The Big Reach offers unique experiences from around the country exploring how arts-based experiences can help us work through trauma, anxiety and stress, creating connections with those around us.
University of New South Wales Professor Jill Bennett oversaw the first two award winning events in Sydney in 2017 and 2019, and says this festival is well-timed so soon after the traumatic floods that have swept Queensland’s south-east in recent months.
“The festival, which we founded in Sydney, was really an attempt to sort of fill that gap between arts and mental health support,” Bennett said.
“I have a research lab that brings together media artists, predominantly, and people with lived experience and mental health and trauma experts.
“We worked with a group of survivors of institutional trauma in the first festival. And then in the second festival, we did a great collaboration with young career traditional healers in the central desert and also with young suicide survivors.
“And so through these projects, if you’re able to take them slowly enough and do all the research and development around them, they’re often really great outcomes.
“Now that we’ve done several iterations of the festival and we’re moving around the country…we’ve just done a smaller scale festival in Warwick, which was also fantastic.”
She said she aims to bridge the gap between the arts and mental health challenges through The Big Reach.
“There are many people interested in that crossover. But in terms of the institutional frameworks, arts and mental health are quite separate,” she said.
“And so we wanted to create an umbrella for really bringing people and projects together and really kind of testing and iteratively developing things in community settings.”

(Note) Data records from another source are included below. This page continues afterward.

# lab-oak/oak

Measured on AMD Instinct MI355X. Metric: turn-steps/s (batched playouts), higher is better.
Workload: dtype u16

## Files before the change

include/oakgpu.h:

```cpp
#ifndef OAKGPU_H
#define OAKGPU_H
#include <stddef.h>
#include <stdint.h>

#ifdef __cplusplus
extern "C" {
#endif

#define OAKGPU_BATTLE_SIZE 384
#define OAKGPU_DURATIONS_SIZE 8
#define OAKGPU_ACTIONS_SIZE 16
#define OAKGPU_MAX_CHOICES 9
#define OAKGPU_TEAMS_SIZE 60

typedef struct oakgpu_ctx oakgpu_ctx;
typedef struct oakgpu_net oakgpu_net;

int oakgpu_create(oakgpu_ctx **out, int device);
void oakgpu_destroy(oakgpu_ctx *ctx);
const char *oakgpu_last_error(void);
int oakgpu_set_stream(oakgpu_ctx *ctx, void *hip_stream);
void *oakgpu_get_stream(oakgpu_ctx *ctx);
int oakgpu_synchronize(oakgpu_ctx *ctx);
int oakgpu_set_kernel_timing(oakgpu_ctx *ctx, int on);
int oakgpu_get_leaf_kernel_ms(oakgpu_ctx *ctx, float ms[3]);
int oakgpu_set_playouts_per_lane(oakgpu_ctx *ctx, int k);
int oakgpu_set_regroup(oakgpu_ctx *ctx, int rounds, int suspend_below, int shrink);
int oakgpu_set_tail_pack(oakgpu_ctx *ctx, int below, int waves, int lanes);
int oakgpu_set_queue_order(oakgpu_ctx *ctx, int on);
int oakgpu_set_spread(oakgpu_ctx *ctx, int lanes);
int oakgpu_set_migration(oakgpu_ctx *ctx, int mode, int long_steps, int adopters);
int oakgpu_set_migration_window(oakgpu_ctx *ctx, int window);
int oakgpu_set_standstill_skip(oakgpu_ctx *ctx, int on);
#define OAKGPU_MOVE_CARRY_DEFAULT 32
int oakgpu_set_move_carry(oakgpu_ctx *ctx, int below);
#define OAKGPU_MOVE_CARRY_DRY_DEFAULT 0
int oakgpu_set_move_carry_dry(oakgpu_ctx *ctx, int below);
#define OAKGPU_LEAN_ROLLOUT_DEFAULT 1
int oakgpu_set_lean_rollout(oakgpu_ctx *ctx, int on);
int oakgpu_last_launch_lean(oakgpu_ctx *ctx);
#define OAKGPU_CTL_FAST_FORWARDED 44
#define OAKGPU_CTL_SKIPPED_STEPS 45
int oakgpu_get_queue_counters(oakgpu_ctx *ctx, uint32_t *out64);
int oakgpu_device_count(void);

int oakgpu_rollout_dev(oakgpu_ctx *ctx, const uint8_t *battles, const uint8_t *durations,
                       const uint8_t *results_in, uint8_t *prng_state, uint32_t n, uint32_t max_steps,
                       int prep, uint8_t *results_out, uint32_t *steps_out, float *values_out,
                       uint8_t *battles_out, uint8_t *durations_out);
int oakgpu_rollout(oakgpu_ctx *ctx, const uint8_t *battles, const uint8_t *durations,
                   const uint8_t *results_in, uint8_t *prng_state, uint32_t n, uint32_t max_steps, int prep,
                   uint8_t *results_out, uint32_t *steps_out, float *values_out, uint8_t *battles_out,
                   uint8_t *durations_out);

typedef struct {
  const uint8_t *battles, *durations, *results_in;
  uint8_t *prng_state;
  uint32_t n;
  uint8_t *results_out;
  uint32_t *steps_out;
  float *values_out;
// ... 619 lines not shown
```

oak_amd/_lib.py:

```python
import ctypes as C
import os

_HERE = os.path.dirname(os.path.abspath(__file__))
LIB_PATH = os.environ.get("OAKGPU_LIB") or os.path.join(_HERE, "liboakgpu.so")

SYMBOLS = [
    "oakgpu_create", "oakgpu_destroy", "oakgpu_last_error", "oakgpu_set_stream", "oakgpu_get_stream", "oakgpu_synchronize", "oakgpu_set_kernel_timing", "oakgpu_get_leaf_kernel_ms", "oakgpu_set_playouts_per_lane", "oakgpu_set_regroup", "oakgpu_set_tail_pack", "oakgpu_set_queue_order", "oakgpu_queue_order", "oakgpu_set_spread", "oakgpu_set_migration", "oakgpu_set_migration_window", "oakgpu_set_standstill_skip", "oakgpu_set_move_carry", "oakgpu_set_move_carry_dry", "oakgpu_set_lean_rollout", "oakgpu_last_launch_lean", "oakgpu_get_queue_counters",
    "oakgpu_device_count", "oakgpu_rollout_dev", "oakgpu_rollout", "oakgpu_rollout_group_dev", "oakgpu_rollout_group",
    "oakgpu_mt19937_fill", "oakgpu_rollout_draws_dev", "oakgpu_rollout_shared_device", "oakgpu_update_dev", "oakgpu_update",
    "oakgpu_choices_dev", "oakgpu_choices", "oakgpu_init_battles_dev", "oakgpu_init_battles",
    "oakgpu_set_ou_pools", "oakgpu_random_ou_battles_dev",
    "oakgpu_net_load", "oakgpu_net_load_memory", "oakgpu_net_free", "oakgpu_net_shape", "oakgpu_net_set_main_precision", "oakgpu_net_main_precision", "oakgpu_net_policy_form",
    "oakgpu_net_load_discrete", "oakgpu_net_load_discrete_memory", "oakgpu_net_is_discrete", "oakgpu_leaf_eval_discrete_raw_dev",
    "oakgpu_leaf_eval_dev", "oakgpu_leaf_eval", "oakgpu_leaf_eval_cached_dev", "oakgpu_leaf_cache_last_count", "oakgpu_leaf_embed_forms", "oakgpu_leaf_eval_policy_dev", "oakgpu_leaf_eval_policy",
    "oakgpu_heap_create", "oakgpu_heap_destroy", "oakgpu_heap_empty", "oakgpu_heap_clear", "oakgpu_heap_kind", "oakgpu_heap_nodes", "oakgpu_heap_update",
    "oakgpu_heap_root_stats", "oakgpu_heap_child_stats", "oakgpu_search_heap", "oakgpu_search_agent_heap", "oakgpu_heap_check_shards", "oakgpu_heap_selftest",
    "oakgpu_tree_step_dev", "oakgpu_search", "oakgpu_search_many", "oakgpu_search_agent", "oakgpu_agent_networks_clear", "oakgpu_bandit_replay", "oakgpu_bandit_select_run", "oakgpu_solve_matrix",
    "oakgpu_segment_mean_dev", "oakgpu_comm_unique_id", "oakgpu_comm_create", "oakgpu_comm_destroy", "oakgpu_all_gather_dev",
    "oakgpu_root_steps_create", "oakgpu_root_steps_destroy", "oakgpu_root_steps_launch_dev", "oakgpu_root_steps_capacity", "oakgpu_root_steps_reserve",
    "oakgpu_endless_battle_check", "oakgpu_frames_size", "oakgpu_frames_write", "oakgpu_frames_read", "oakgpu_selfplay_game", "oakgpu_selfplay_games", "oakgpu_poke_engine_eval_dev", "oakgpu_poke_engine_eval",
    "oakgpu_replay_index", "oakgpu_replay_records_dev", "oakgpu_replay_records", "oakgpu_engine_switches",
    "oakgpu_corpus_create", "oakgpu_corpus_destroy", "oakgpu_corpus_info", "oakgpu_frames_encode_dev", "oakgpu_frames_sample_dev", "oakgpu_encode_battles_dev",
    "oakgpu_frames_encode", "oakgpu_frames_sample",
    "oakgpu_corpus_frame_bases", "oakgpu_corpus_chunks", "oakgpu_corpus_states_dev", "oakgpu_corpus_states", "oakgpu_corpus_inference_dev", "oakgpu_corpus_loss_dev",
    "oakgpu_corpus_inference", "oakgpu_corpus_evaluate",
    "oakgpu_party_table_create", "oakgpu_party_table_destroy", "oakgpu_party_table_fill_dev", "oakgpu_party_table_fill", "oakgpu_leaf_eval_table_dev",
    "oakgpu_leaf_eval_policy_table_dev", "oakgpu_party_table_last_misses", "oakgpu_party_table_rows", "oakgpu_party_table_width", "oakgpu_party_key", "oakgpu_party_variant",
    "oakgpu_set_search_party_table", "oakgpu_search_party_table_stats", "oakgpu_leaf_eval_table", "oakgpu_leaf_eval_policy_table",
    "oakgpu_policy_games_dev", "oakgpu_policy_games", "oakgpu_policy_games_last_stats",
    "oakgpu_forest_create", "oakgpu_forest_destroy", "oakgpu_forest_check", "oakgpu_forest_search_dev", "oakgpu_forest_search", "oakgpu_forest_nodes",
    "oakgpu_forest_last_stats", "oakgpu_search_stream", "oakgpu_agent_params",
    "oakgpu_forest_selfplay_check", "oakgpu_forest_selfplay_dev", "oakgpu_forest_selfplay_records", "oakgpu_forest_selfplay", "oakgpu_forest_selfplay_last_stats",
    "oakgpu_selfplay_pick_host",
    "oakgpu_forest_match_check", "oakgpu_forest_match_dev", "oakgpu_forest_match", "oakgpu_forest_match_last_stats", "oakgpu_match_pick_host",
    "oakgpu_forest_match_set_records", "oakgpu_forest_match_records",
    "oakgpu_forest_create_kept", "oakgpu_forest_create_kept_check", "oakgpu_forest_kept_tree_bytes", "oakgpu_forest_advance_dev", "oakgpu_forest_advance",
    "oakgpu_forest_search_kept_dev", "oakgpu_forest_search_kept", "oakgpu_forest_keep_stats", "oakgpu_forest_mismatch", "oakgpu_forest_node_counts",
    "oakgpu_forest_selfplay_nodes_kept", "oakgpu_forest_selfplay_keep_stats",
    "oakgpu_nash_solve_dev", "oakgpu_solve_matrices", "oakgpu_nash_soft_host", "oakgpu_nash_round_host", "oakgpu_nash_width4_max_entry",
    "oakgpu_forest_selfplay_last_traffic",
# ... 192 lines not shown
    "pkmn_gen1_battle_options_chance_actions", "pkmn_gen1_battle_options_chance_durations",
    "pkmn_result_type", "pkmn_result_p1", "pkmn_result_p2",
]

_lib = None


class OakGpuError(RuntimeError):
    pass


def load():
    global _lib
    if _lib is not None:
        return _lib
    if not os.path.exists(LIB_PATH):
        raise OakGpuError("liboakgpu.so not built: run `python -c 'import __graft_entry__ as g; g.build()'` "
                          "(hipcc --offload-arch=gfx950); there is no CPU fallback")
    lib = C.CDLL(LIB_PATH)
    vp, u32, u64, i32 = C.c_void_p, C.c_uint32, C.c_uint64, C.c_int
    lib.oakgpu_create.argtypes = [C.POINTER(vp), i32]
    lib.oakgpu_destroy.argtypes = [vp]
    lib.oakgpu_destroy.restype = None
    lib.oakgpu_last_error.restype = C.c_char_p
    lib.oakgpu_set_stream.argtypes = [vp, vp]
    lib.oakgpu_get_stream.argtypes = [vp]
    lib.oakgpu_get_stream.restype = vp
    lib.oakgpu_synchronize.argtypes = [vp]
    lib.oakgpu_set_kernel_timing.argtypes = [vp, i32]
    lib.oakgpu_get_leaf_kernel_ms.argtypes = [vp, C.POINTER(C.c_float)]
    lib.oakgpu_set_playouts_per_lane.argtypes = [vp, i32]
    lib.oakgpu_set_regroup.argtypes = [vp, i32, i32, i32]
    lib.oakgpu_set_tail_pack.argtypes = [vp, i32, i32, i32]
    lib.oakgpu_set_queue_order.argtypes = [vp, i32]
    lib.oakgpu_queue_order.argtypes = [vp, C.POINTER(RolloutBatch), u32, vp, C.POINTER(u32)]
    lib.oakgpu_set_spread.argtypes = [vp, i32]
    lib.oakgpu_set_migration.argtypes = [vp, i32, i32, i32]
    lib.oakgpu_set_migration_window.argtypes = [vp, i32]
    lib.oakgpu_set_standstill_skip.argtypes = [vp, i32]
    lib.oakgpu_set_move_carry.argtypes = [vp, i32]
    lib.oakgpu_set_move_carry_dry.argtypes = [vp, i32]
    lib.oakgpu_set_lean_rollout.argtypes = [vp, i32]
    lib.oakgpu_last_launch_lean.argtypes = [vp]
    lib.oakgpu_get_queue_counters.argtypes = [vp, vp]
    lib.oakgpu_rollout_dev.argtypes = [vp, vp, vp, vp, vp, u32, u32, i32, vp, vp, vp, vp, vp]
    lib.oakgpu_rollout.argtypes = [vp, vp, vp, vp, vp, u32, u32, i32, vp, vp, vp, vp, vp]
    lib.oakgpu_rollout_group_dev.argtypes = [vp, C.POINTER(RolloutBatch), u32, u32, i32]
    lib.oakgpu_rollout_group.argtypes = [vp, C.POINTER(RolloutBatch), u32, u32, i32]
    lib.oakgpu_mt19937_fill.argtypes = [u32, u64, vp, C.c_size_t]
    lib.oakgpu_rollout_draws_dev.argtypes = [vp, vp, u32, vp, u32, vp, u32, vp, u32, vp, u32, u32, i32, vp, vp, vp, vp, vp, vp]
    lib.oakgpu_rollout_shared_device.argtypes = [vp, vp, vp, C.c_uint8, vp, u32, u32, u32, i32, vp, vp, vp, vp, vp, vp, vp]
    lib.oakgpu_poke_engine_eval_dev.argtypes = [vp, vp, u32, C.c_float, vp, vp]
    lib.oakgpu_poke_engine_eval.argtypes = [vp, vp, u32, C.c_float, vp, vp]
    lib.oakgpu_tree_step_dev.argtypes = [vp, vp, vp, vp, vp, vp, u32, u32, vp, vp, vp, vp, vp]
    lib.oakgpu_search.argtypes = [vp, vp, vp, vp, C.c_uint8, C.POINTER(SearchParams), C.POINTER(SearchOutput)]
    lib.oakgpu_heap_create.argtypes = [C.POINTER(vp)]
    lib.oakgpu_heap_destroy.argtypes = [vp]
    lib.oakgpu_heap_destroy.restype = None
    lib.oakgpu_heap_empty.argtypes = [vp]
    lib.oakgpu_heap_clear.argtypes = [vp]
    lib.oakgpu_heap_clear.restype = None
    lib.oakgpu_heap_kind.argtypes = [vp]
    lib.oakgpu_heap_nodes.argtypes = [vp]
    lib.oakgpu_heap_nodes.restype = u64
    lib.oakgpu_heap_update.argtypes = [vp, C.c_uint8, C.c_uint8, vp]
    lib.oakgpu_heap_root_stats.argtypes = [vp, i32, vp, vp, vp, vp]
# ... 227 lines not shown
```

oak_amd/csrc/oakgpu.hip:

```cpp
#include <hip/hip_runtime.h>
#include <stdint.h>
#include <stdio.h>
#include <stdlib.h>
#include <string.h>
#include <algorithm>
#include <random>
#include <mutex>
#include <string>
#include <type_traits>
#include <vector>

#include "../../include/oakgpu.h"
#include "gen1_device.hpp"
#include "gen1_regs.hpp"
#include "record_walk.hpp"
#include "oakgpu_internal.h"
#include "fast_prng.hpp"

namespace oak {
using namespace walk;

constexpr int STATE_WORDS = 96;
constexpr int TABLE_LDS_PAD = TABLE_PAD;

// ... 1343 lines not shown
  int device;
  hipStream_t stream;
  bool own_stream;
  uint8_t *d_legal, *d_pools, *d_sizes;
  int n_legal;
  int playouts_per_lane;
  uint32_t *d_queue;
  uint32_t *d_heads;
  int rounds;
  int suspend_below;
  int round_shrink;
  uint8_t *d_scratch;
  size_t scratch_n;
  int rounds_auto;
  int concurrent_hint;
  int search_party_table;
  uint64_t search_table_fills = 0, search_table_evals = 0;
  const void *ws2_owner = nullptr;
  int tail_below;
  int tail_waves;
  int tail_lanes;
  int migrate;
  int migrate_steps;
  int migrate_adopters;
  int migrate_window;
  int migrate_used;
  int spread_lanes;
  int queue_order;
  int standstill_skip;
  int move_carry;
  int move_carry_dry;
  int lean_rollout;
  int last_launch_lean;
  uint32_t *d_order;
  size_t order_n;
  uint32_t order_pair = 0;
  uint32_t ticket_epoch = 0;
  bool tickets_dirty = true;
  int n_cu;
  static constexpr int TABLE_SLOTS = 8;
  void *h_table, *d_table;
  hipEvent_t table_ev[TABLE_SLOTS];
  uint64_t table_next;
  struct Block { void *p; size_t cap; };
  std::vector<Block> stage;
  size_t stage_cursor;
  Block ws[3];
  int timing;
  hipEvent_t tev[4];
  bool tev_valid;
  Block replay_ws{nullptr, 0};
  Block games_ws{nullptr, 0};
  void *attachment = nullptr;
  void (*attachment_dtor)(void *) = nullptr;
};
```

This event starts with the half day workshop What I Now Know That Can Change the World, on Wednesday 25 May focusing on the insights of older Australians, and ends with a free public highlights event on Saturday May 28.
The program features immersive work from a range of artists such as Girrimay nurse and award winning North Queensland artist Marianne Wobke, Uti Kulintjaku from the APY Lands in South Australia, performers Hiromi Tango and Karen Lee Roberts and interactive media artists using virtual reality for suicide prevention.
Professor Bennett says it will attract a diverse audience of creative thinkers, artists, designers, mental health workers, right through to people with lived experience, researchers and activists.
“Often when you say mental health and art, people assume it’s just the easy stuff, a little bit of visiting a gallery to make yourself feel better,” she said.
“But no. The first step is actually opening up a space where people’s feelings can be acknowledged, their stories can be heard in a supportive context.
“And then the arts are where we have all of those communication tools for talking about and working through difficult emotions and experiences, the kind of stuff that actually in everyday settings and the workplace, we don’t really make space for because it’s uncomfortable, difficult.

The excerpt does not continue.